The annual Prototype Festival of new works of musical theatre, this year scattered among 11 venues in Manhattan and Brooklyn, has become a New York institution. The offerings vary widely in quality. The 2019 crop range from the superb to the awkward, but all evince a sterling professionalism and attracted eager audiences.

Often Prototype’s highlights have been first seen out of town. That was true for Ellen Reid’s Prism at Café La MaMa, which premiered in November in Los Angeles, where most of her big successes have come. With Prism she takes her place among the host of promising young American opera composers (she’s 35). Her opera explores the disorienting impact of post-traumatic stress disorder in relation to sexual assault. Reid and her librettist, Roxie Perkins, write in the programme notes that they have been victims themselves. The allusive, poetic text, caught between dream and nightmare, starts out with a traumatised girl and her smothering mother. Eventually the girl is transported to a flashing disco and finally breaks free altogether.

What makes Prism so compelling is not just its text and the fine singing of Anna Schubert and Rebecca Jo Loeb. There is a brilliant production from James Darrah, with striking decor and lighting, and fine playing and choral singing from the forces of Trinity Wall Street and its commanding conductor, Julian Wachner. Above all there is Reid’s score. The vocal lines for the two women are compelling, often beautiful, but the thrill lies in the orchestra and the kaleidoscopic musical idioms Reid so deftly deploys.

Philip Venables’ adaptation of Sarah Kane’s ‘4.48 Psychosis’ © Maria Baranova

Philip Venables’s 4.48 Psychosis, an adaptation of Sarah Kane’s harrowing final play, started in London in 2016 and was reprised there last year; in New York it is showing at the Baruch Performing Arts Center, with further stops planned for Germany and France.

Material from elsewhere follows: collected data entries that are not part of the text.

template <int NROW, int MODE, int NB, int NTH>
__global__ void __launch_bounds__(768) __attribute__((amdgpu_waves_per_eu(3, 3)))
k_gfstack_ws(GsArgs a)
{
    constexpr int CW = 8, LW = 4;
    constexpr int GS_NT = 64;
    constexpr int GS_PITCH = GS_NT + 1;
    constexpr int KPRE = 16;
    extern __shared__ __attribute__((aligned(16))) double xbuf[];
    constexpr int CG = CW * 64;
    const int tid = threadIdx.x, lane = tid & 63;
    const int wave = __builtin_amdgcn_readfirstlane(tid >> 6);
    GS_BLOCK_DECODE(a, g, t, tile)
    int64_t gt, tbase;
    gs_table_cell(a, g, t, gt, tbase);
    const int64_t N = a.N;
    const int64_t n0 = (int64_t)tile * GS_NT;
    const uint32_t lds0 = (uint32_t)(uintptr_t)(__attribute__((address_space(3))) void *)xbuf;
    const int bufsz = (a.ucap + 1) * GS_PITCH;
    const int P = a.nv ? (int)__builtin_amdgcn_readfirstlane((int)a.nv[gt]) : (int)a.P;
    const int nvar = a.nvar;
    const int nsteps = P * nvar;

    if (wave >= CW) {
        GS_LOADER_PROGRAM(0, 8, double, G_a = a.G[iv] + tbase)
        return;
    }

    static_assert(NROW == 1, "the loader / consumer kernel exists for single-row interpolation");
    const int64_t c = a.order ? (int64_t)a.order[g * CG + tid] : g * CG + tid;
    for (int i = tid; i < NB * GS_PITCH; i += CG) xbuf[(i / GS_PITCH) * bufsz + a.ucap * GS_PITCH + (i % GS_PITCH)] = 0.0;
    __builtin_amdgcn_fence(__ATOMIC_RELEASE, "workgroup");
    double acc[GS_NT];
#pragma unroll
    for (int i = 0; i < GS_NT; i++) acc[i] = 0.0;
    uint32_t sl_n;
    double wl_n;
    const uint32_t voff_s = (uint32_t)tid * 2u;
    const char *const slot_base = reinterpret_cast<const char *>(a.slot + (gt * a.vmax) * CG);
    const char *const w_base = reinterpret_cast<const char *>(a.w + (gt * a.vmax) * CG);
    const uint32_t slot_step = (uint32_t)(CG * 2);
    const uint32_t w_step = (uint32_t)(CG * 8);
    const int64_t w_var_bytes = a.w_var_stride * 8;
    auto tab_slot = [&](int p) { return slot_base + (uint32_t)p * slot_step; };
    auto tab_w = [&](int p, int iv) {
        return w_base + (uint32_t)p * w_step + (nvar == 1 ? (int64_t)0 : (int64_t)iv * w_var_bytes);
    };
    auto fetch_tabs = [&](const char *ps, const char *pw) {
        asm("global_load_ushort %0, %1, %2" : "=v"(sl_n) : "v"(voff_s), "s"(ps));
        uint32_t voff_w;
        asm("v_lshlrev_b32 %1, 2, %2\n\t"
            "global_load_dwordx2 %0, %1, %3" : "=v"(wl_n), "=&v"(voff_w) : "v"(voff_s), "s"(pw));
    };
    auto row_address = [&](uint32_t base) {
        uint32_t x;
        asm("s_waitcnt vmcnt(0)\n\t"
            "v_lshl_add_u32 %0, %1, 6, %1\n\t"
            "v_lshl_add_u32 %0, %0, 3, %2" : "=&v"(x) : "v"(sl_n), "s"(base), "v"(wl_n));
        return x;
    };
    auto landed_weight = [&](uint32_t after) {
        double x;
        asm("v_mov_b64 %0, %1" : "=v"(x) : "v"(wl_n), "v"(after));
        return x;
    };
    static_assert(GS_PITCH == 65, "row_address multiplies by 65");
    constexpr int NG8 = GS_NT / 8;
    static_assert(NG8 == 8, "the read schedule below is written for 64-sample tiles");
    double ya[8], yb[8];
    int p1 = 0, iv1 = 0;
    gs_advance(p1, iv1, P, nvar);
    int gbuf = 0;
    const int ring = NB * bufsz;
    double w;
    uint32_t xs;
    if (__ballot(c < a.C) == 0) {
        for (int s = 0; s <= nsteps; s++) __builtin_amdgcn_s_barrier();
    } else {
    fetch_tabs(tab_slot(0), tab_w(0, 0));
    xs = row_address(lds0);
    w = landed_weight(xs);
    __builtin_amdgcn_sched_barrier(0);
    __builtin_amdgcn_s_barrier();
    __builtin_amdgcn_sched_barrier(0);
    lds_rd8_b64<0>(ya, xs, -1);
    lds_rd8_b64<64>(yb, xs, -1);
    __builtin_amdgcn_sched_barrier(0);
    fetch_tabs(tab_slot(p1), tab_w(p1, iv1));
    gs_advance(p1, iv1, P, nvar);
    const char *ps_run = tab_slot(p1), *pw_run = tab_w(p1, iv1);
    int iv_run = iv1;
    const int64_t dw_next = (nvar == 1) ? (int64_t)w_step : w_var_bytes;
    const int64_t dw_wrap = (int64_t)w_step - (int64_t)(nvar - 1) * w_var_bytes;
#pragma clang loop unroll(disable)
    for (int s = 0; s < nsteps; s++) {
        int gnext = gbuf + bufsz;
        if (gnext == ring) gnext = 0;
        __builtin_amdgcn_sched_barrier(0);
        BA_GROUP(0, ya, 128);
        BA_GROUP(1, yb, 192);
        BA_GROUP(2, ya, 256);
        BA_GROUP(3, yb, 320);
        BA_GROUP(4, ya, 384);
        BA_GROUP(5, yb, 448);
        __builtin_amdgcn_sched_barrier(0);
        asm("s_waitcnt lgkmcnt(0)\n\t" BA_FMA8
            : BA_ACC8(6), BA_Y8(ya) : "v"(w), "v"(xs), "v"(yb[0]), "v"(yb[1]), "v"(yb[2]), "v"(yb[3]),
              "v"(yb[4]), "v"(yb[5]), "v"(yb[6]), "v"(yb[7]));
        __builtin_amdgcn_sched_barrier(0);
        gbuf = gnext;
        const uint32_t xs_n = row_address(lds0 + (uint32_t)(gbuf * 8));
        __builtin_amdgcn_sched_barrier(0);
        __builtin_amdgcn_s_barrier();
        __builtin_amdgcn_sched_barrier(0);
        lds_rd8_b64<0>(ya, xs_n, s);
        __builtin_amdgcn_sched_barrier(0);
        asm(BA_FMA8
            "v_mov_b64 %16, %18\n\t" BA_RD8(64)
            : BA_ACC8(7), BA_Y8(yb), "+v"(w) : "v"(xs_n), "v"(wl_n));
        xs = xs_n;
        __builtin_amdgcn_sched_barrier(0);
        fetch_tabs(ps_run, pw_run);
        {
            uint32_t ds;
            int64_t dw;
            asm("s_add_i32 %0, %0, 1\n\t"
                "s_cmp_eq_u32 %0, %3\n\t"
                "s_cselect_b32 %0, 0, %0\n\t"
                "s_cselect_b32 %1, %4, 0\n\t"
                "s_cselect_b64 %2, %5, %6"
                : "+s"(iv_run), "=&s"(ds), "=&s"(dw) : "s"(nvar), "s"(slot_step), "s"(dw_wrap), "s"(dw_next) : "scc");
            ps_run += ds;
            pw_run += dw;
        }
    }
    asm volatile("s_waitcnt vmcnt(0) lgkmcnt(0)"
                 : "+v"(ya[0]), "+v"(ya[1]), "+v"(ya[2]), "+v"(ya[3]), "+v"(ya[4]), "+v"(ya[5]), "+v"(ya[6]),
                   "+v"(ya[7]), "+v"(yb[0]), "+v"(yb[1]), "+v"(yb[2]), "+v"(yb[3]), "+v"(yb[4]), "+v"(yb[5]),
                   "+v"(yb[6]), "+v"(yb[7]), "+v"(sl_n), "+v"(wl_n));
    __builtin_amdgcn_sched_barrier(0);
    }

    const bool live = (c < a.C);
    const int nvalid = (int)min((int64_t)GS_NT, N - n0);
    if (MODE == GF_STORE_SYN) {
        if (live) {
            gs_store_syn<GS_NT>(a.out + (c * a.T + t) * N + n0, acc, nvalid);
        }
        return;
    }
    __builtin_amdgcn_s_barrier();
    if (tid < GS_NT) xbuf[tid] = (tid < nvalid) ? a.data[t * N + n0 + tid] : 0.0;
    if (MODE == GF_RESID_BAND1 && tid >= GS_NT && tid < 3 * GS_NT)
        xbuf[tid] = ((tid - GS_NT) >> 1) < nvalid ? a.band_w[(t * N + n0) * 2 + (tid - GS_NT)] : 0.0;
    __builtin_amdgcn_fence(__ATOMIC_RELEASE, "workgroup");
    __builtin_amdgcn_s_barrier();
    __builtin_amdgcn_fence(__ATOMIC_ACQUIRE, "workgroup");
    if (MODE == GF_RESID_BAND1) {
        const double *wbt = xbuf + GS_NT;
        const auto resid = [&](int i) { return xbuf[i] - acc[i]; };
        const double rfirst = resid(0);
        const Band1Tile tl = band1_tile<true, GS_NT>(resid, [&](int i, int b) { return wbt[2 * i + b]; }, nvalid, n0 + nvalid == N);
        if (live) {
            const int64_t e = (c * a.T + t) * a.ntile + tile;
            a.partial[e] = tl.q;
            a.edges[2 * e] = rfirst;
            a.edges[2 * e + 1] = tl.r_last;
        }
    } else if (MODE == GF_RESID_STORE) {
        constexpr int TP = 17;
        double *tw = xbuf + GS_NT + wave * (64 * TP);
        const uint32_t cu = (uint32_t)min(c, (int64_t)0xffffffff);
        const int sl = lane & 15;
#pragma unroll
        for (int i0 = 0; i0 < GS_NT; i0 += 16) {
#pragma unroll
            for (int i = 0; i < 16; i++) tw[lane * TP + i] = xbuf[i0 + i] - acc[i0 + i];
            __builtin_amdgcn_fence(__ATOMIC_RELEASE, "wavefront");
            __builtin_amdgcn_wave_barrier();
            __builtin_amdgcn_fence(__ATOMIC_ACQUIRE, "wavefront");
#pragma unroll
            for (int k = 0; k < 16; k++) {
                const double v = tw[(k * 4 + (lane >> 4)) * TP + sl];
                const int64_t cc = (int64_t)(uint32_t)__shfl((int)cu, k * 4 + (lane >> 4));
                if (cc < a.C && i0 + sl < nvalid) a.out[(cc * a.T + t) * N + n0 + i0 + sl] = v;
            }
            __builtin_amdgcn_fence(__ATOMIC_RELEASE, "wavefront");
            __builtin_amdgcn_wave_barrier();
        }
    } else {
        const double q = gs_misfit_scalar<GS_NT>(a.wscalar[t], acc, xbuf, nvalid);
        if (live) a.partial[(c * a.T + t) * a.ntile + tile] = q;
    }
}


#undef BA_GROUP
#undef BA_RD4B
#undef BA_RD4A
#undef BA_FMA4B
#undef BA_FMA4A
#undef BA_Y8
#undef BA_ACC8
#undef BA_RD8
#undef BA_FMA8

template <int F32, int MODE, int NB, int NTH>
__global__ void __launch_bounds__(768) __attribute__((amdgpu_waves_per_eu(3, 3)))
k_gfstack_wsp(GsArgs a)
{
    constexpr int CW = 8, LW = 4;
    constexpr int GS_NT = 64;
    constexpr int GS_PITCH = GS_NT + 2;
    constexpr int ES = F32 ? 4 : 8;
    typedef typename std::conditional<F32 != 0, float, double>::type elem_t;
    typedef typename std::conditional<F32 != 0, v2f, v2d>::type pair_t;
    constexpr int KPRE = 16;
    extern __shared__ __attribute__((aligned(16))) double xbuf[];
    constexpr int CG = CW * 64;
    const int tid = threadIdx.x, lane = tid & 63;
    const int wave = __builtin_amdgcn_readfirstlane(tid >> 6);
    GS_BLOCK_DECODE(a, g, t, tile)
    int64_t gt, tbase;
    gs_table_cell(a, g, t, gt, tbase);
    const int64_t N = a.N;
    const int64_t n0 = (int64_t)tile * GS_NT;
    const uint32_t lds0 = (uint32_t)(uintptr_t)(__attribute__((address_space(3))) void *)xbuf;
    const int bufsz = (a.ucap + 1) * GS_PITCH;
    const int P = a.nv ? (int)__builtin_amdgcn_readfirstlane((int)a.nv[gt]) : (int)a.P;
    const int nvar = a.nvar;
    const int nsteps = P * nvar;

    if (wave >= CW) {
        GS_LOADER_PROGRAM(F32, ES, elem_t, if constexpr (F32 != 0) G_a = a.G32[iv] + tbase; else G_a = a.G[iv] + tbase)
        return;
    }

    const int64_t c = a.order ? (int64_t)a.order[g * CG + tid] : g * CG + tid;
    for (int i = tid; i < NB * GS_PITCH; i += CG)
        reinterpret_cast<elem_t *>(xbuf)[(i / GS_PITCH) * bufsz + a.ucap * GS_PITCH + (i % GS_PITCH)] = (elem_t)0;
    __builtin_amdgcn_fence(__ATOMIC_RELEASE, "workgroup");
    double acc[GS_NT];
#pragma unroll
    for (int i = 0; i < GS_NT; i++) acc[i] = 0.0;
    uint32_t sl_n;
    double wl_n;
    const uint32_t voff_s = (uint32_t)tid * 2u;
    const char *const slot_base = reinterpret_cast<const char *>(a.slot + (gt * a.vmax) * CG);
    const char *const w_base = reinterpret_cast<const char *>(a.w + (gt * a.vmax) * CG);
// ... 522 lines not shown
    const int mode = g.mode;
    const int64_t ngroups = (k.C + WS_CG - 1) / WS_CG;
    const int64_t GT = ngroups * Ttab, GTP = GT * L.P;
    const int64_t bound = std::min<int64_t>(WS_CG, L.D * L.S);
    const int cap = bound <= 32 ? 32 : bound <= 64 ? 64 : WS_CAP_MAX;
    const int maxpass = (int)((bound + cap - 1) / cap);
    const int64_t vmax = L.P * maxpass;

    WsTabArgs ta;
    memset(&ta, 0, sizeof(ta));
    ta.nvar = k.nvar; ta.cap = cap;
    ta.C = k.C; ta.T = Ttab; ta.P = L.P; ta.DS = L.D * L.S; ta.vmax = vmax;
    ta.rowoff = ln.rowoff;
    for (int v = 0; v < k.nvar; v++) ta.slips[v] = k.slips[v];
    ta.R = p.R;
    if (ngroups > 1 && k.order_key[0].base && k.order_key[1].base && GfKnobs::get(kn.gc_global, 1) != 0)
        BA_TRY(launch_chain_members(ctx, k.C, k.order_key, WS_CG, ngroups, &ta.order, GfKnobs::get(kn.gc_global, 1) == 2));
    BA_TRY(ctx->scratch(SL_GS_UCOUNT, (size_t)(3 * GTP + GT), &ta.utotal));
    ta.npass = ta.utotal + GTP;
    uint32_t *voff = ta.npass + GTP, *nv = voff + GTP;
    const size_t nvs = (size_t)GT * vmax + 3;
    BA_TRY(ctx->scratch(SL_GS_UROWS, nvs, &ta.ucount));
    BA_TRY(ctx->scratch(SL_GS_USLOT, nvs * WS_USTRIDE * 2, &ta.uent));
    BA_TRY(ctx->scratch(SL_GS_SLOT, nvs * WS_CG, &ta.slot));
    ta.w_var_stride = (int64_t)GT * vmax * WS_CG;
    BA_TRY(ctx->scratch(SL_GS_W, (size_t)ta.w_var_stride * k.nvar + (size_t)3 * WS_CG, &ta.w));
    {
        ScopedTimer tm(ctx, "grouptables");
        if (k.active) {
            uint32_t *packed;
            BA_TRY(ctx->scratch(SL_WS_PACK, (size_t)ngroups * WS_CG, &packed));
            hipLaunchKernelGGL(k_ws_pack, dim3((unsigned)ngroups), dim3(WS_CG), 0, ctx->stream, ta.order, k.active, k.C, packed);
            ta.order = packed;
        }
        const bool map = ta.DS <= WS_MAP_MAX && !GfKnobs::is(kn.ws_map, 0);
        const size_t mlds = map ? (size_t)ta.DS * sizeof(uint16_t) : 0;
        if (maxpass > 1) {
            if (map) hipLaunchKernelGGL((k_ws_tables<0, 1>), dim3((unsigned)GTP), dim3(WS_CG), mlds, ctx->stream, ta);
            else hipLaunchKernelGGL((k_ws_tables<0, 0>), dim3((unsigned)GTP), dim3(WS_CG), 0, ctx->stream, ta);
            hipLaunchKernelGGL(k_ws_scan, dim3((unsigned)GT), dim3(256), 0, ctx->stream, ta.npass, voff, nv, L.P);
            ta.voff = voff;
        }
        if (map) hipLaunchKernelGGL((k_ws_tables<1, 1>), dim3((unsigned)GTP), dim3(WS_CG), mlds, ctx->stream, ta);
        else hipLaunchKernelGGL((k_ws_tables<1, 0>), dim3((unsigned)GTP), dim3(WS_CG), 0, ctx->stream, ta);
    }
    BA_HIP(hipGetLastError());

    GsArgs a;
    const bool f32 = p.f32, pair64 = p.pair64;
    gs_common_args(a, k, p, ln, ngroups);
    a.nrow = 1;
    a.CG = WS_CG; a.ucap = cap; a.ustride = WS_USTRIDE;
    a.nt = 64; a.dma = 2; a.ws = 3;
    a.ntile = (int)((L.N + 63) / 64);
    a.nv = maxpass > 1 ? nv : nullptr;
    a.vmax = vmax;
    a.order = ta.order;
    a.uent = ta.uent; a.ucount = ta.ucount; a.slot = ta.slot; a.w = ta.w;
    a.w_var_stride = ta.w_var_stride;
    if (mode == GF_RESID_SCALAR || mode == GF_RESID_BAND1) BA_TRY(ctx->scratch(SL_PARTIAL, (size_t)k.C * L.T * a.ntile, &a.partial));
    if (mode == GF_RESID_BAND1) {
        BA_TRY(ctx->scratch(SL_EDGES, (size_t)k.C * L.T * a.ntile * 2, &a.edges));
        a.band_w = k.band_w;
    }
    const int64_t nblocks = gs_grid(a, kn);
    BA_CHECK(nblocks < (int64_t)0x7fffffff, BEATAMD_EINVAL, "gfstack: batch too large");
    size_t lds = f32 ? (size_t)(cap + 1) * (64 + 2) * sizeof(float) * 3
                     : (size_t)(cap + 1) * (64 + (pair64 ? 2 : 1)) * sizeof(double) * 3;
    lds = std::max<size_t>(lds, (64 + 8 * 64 * 17) * sizeof(double));
    BA_CHECK(lds <= 160 * 1024, BEATAMD_EINVAL, "internal: k_gfstack_ws row buffers exceed LDS");
    if (f32 || pair64)
        snprintf(ctx->last_gf_kernel, sizeof(ctx->last_gf_kernel), "k_gfstack_ws%s<%d,%d,%d>", f32 ? "32" : "p64", mode, a.ws,
                 a.nthint);
    else
        snprintf(ctx->last_gf_kernel, sizeof(ctx->last_gf_kernel), "k_gfstack_ws<%d,%d,%d,%d>", 1, mode, a.ws, a.nthint);
    snprintf(ctx->gf_plan, sizeof(ctx->gf_plan),
             "loader/consumer kernel: 512-chain groups, nearest neighbour; %d row slots per LDS buffer (a patch can touch min(512, "
             "D*S = %lld) rows), %s", cap, (long long)(L.D * L.S),
             maxpass > 1 ? "patches that touch more are staged in passes of equal size" : "one pass per patch");
    gs_record_stats(ctx, k, GTP, Ttab, WS_CG, maxpass > 1);
    {
        ScopedTimer tm(ctx, "gfstack");
        BA_TRY(launch_ws(mode, dim3((unsigned)nblocks), lds, ctx->stream, a, f32 ? 1 : (pair64 ? 2 : 0)));
    }
    BA_HIP(hipGetLastError());
    if (a.partial)
        BA_TRY(launch_sum_tiles(ctx, a.partial, k.C * L.T, a.ntile, k.quad, nullptr, 0, a.edges, k.band_w, L.T, L.N));
    return BEATAMD_OK;
}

Kane’s play was first seen in 2000, a year after her suicide. The opera depicts the acute depression, not to say madness, of the protagonist, and the fragmentary text is set for six women singers plus a recorded spoken voice, a swirling coven of friends, nurses and hallucinations. Venables’s writing for voices and instruments remains unflinchingly intense, and Gweneth-Ann Rand is deeply disturbing as the central figure.

Prototype’s opening weekend also included Train with No Midnight at the HERE Arts Center’s downstairs space, a droll blend of comic narration and art-pop songs from Joseph Keckler. (I had to leave this one a few minutes early because of the festival’s tight schedule.)

Otherwise, at HERE’s Mainstage, we had This Tree by rock singer/cellist Leah Coloff, the tree in question being her family tree, which she is not continuing because of her inability to conceive. It is musically strong but thematically self-involved.

Pancho Villa from a Safe Distance at the Bric House in Brooklyn tries to portray the Texas-Mexico border country through the lens of the Mexican revolutionary. But the text seems disjointed and the music by Graham Reynolds lacks individuality and flavour.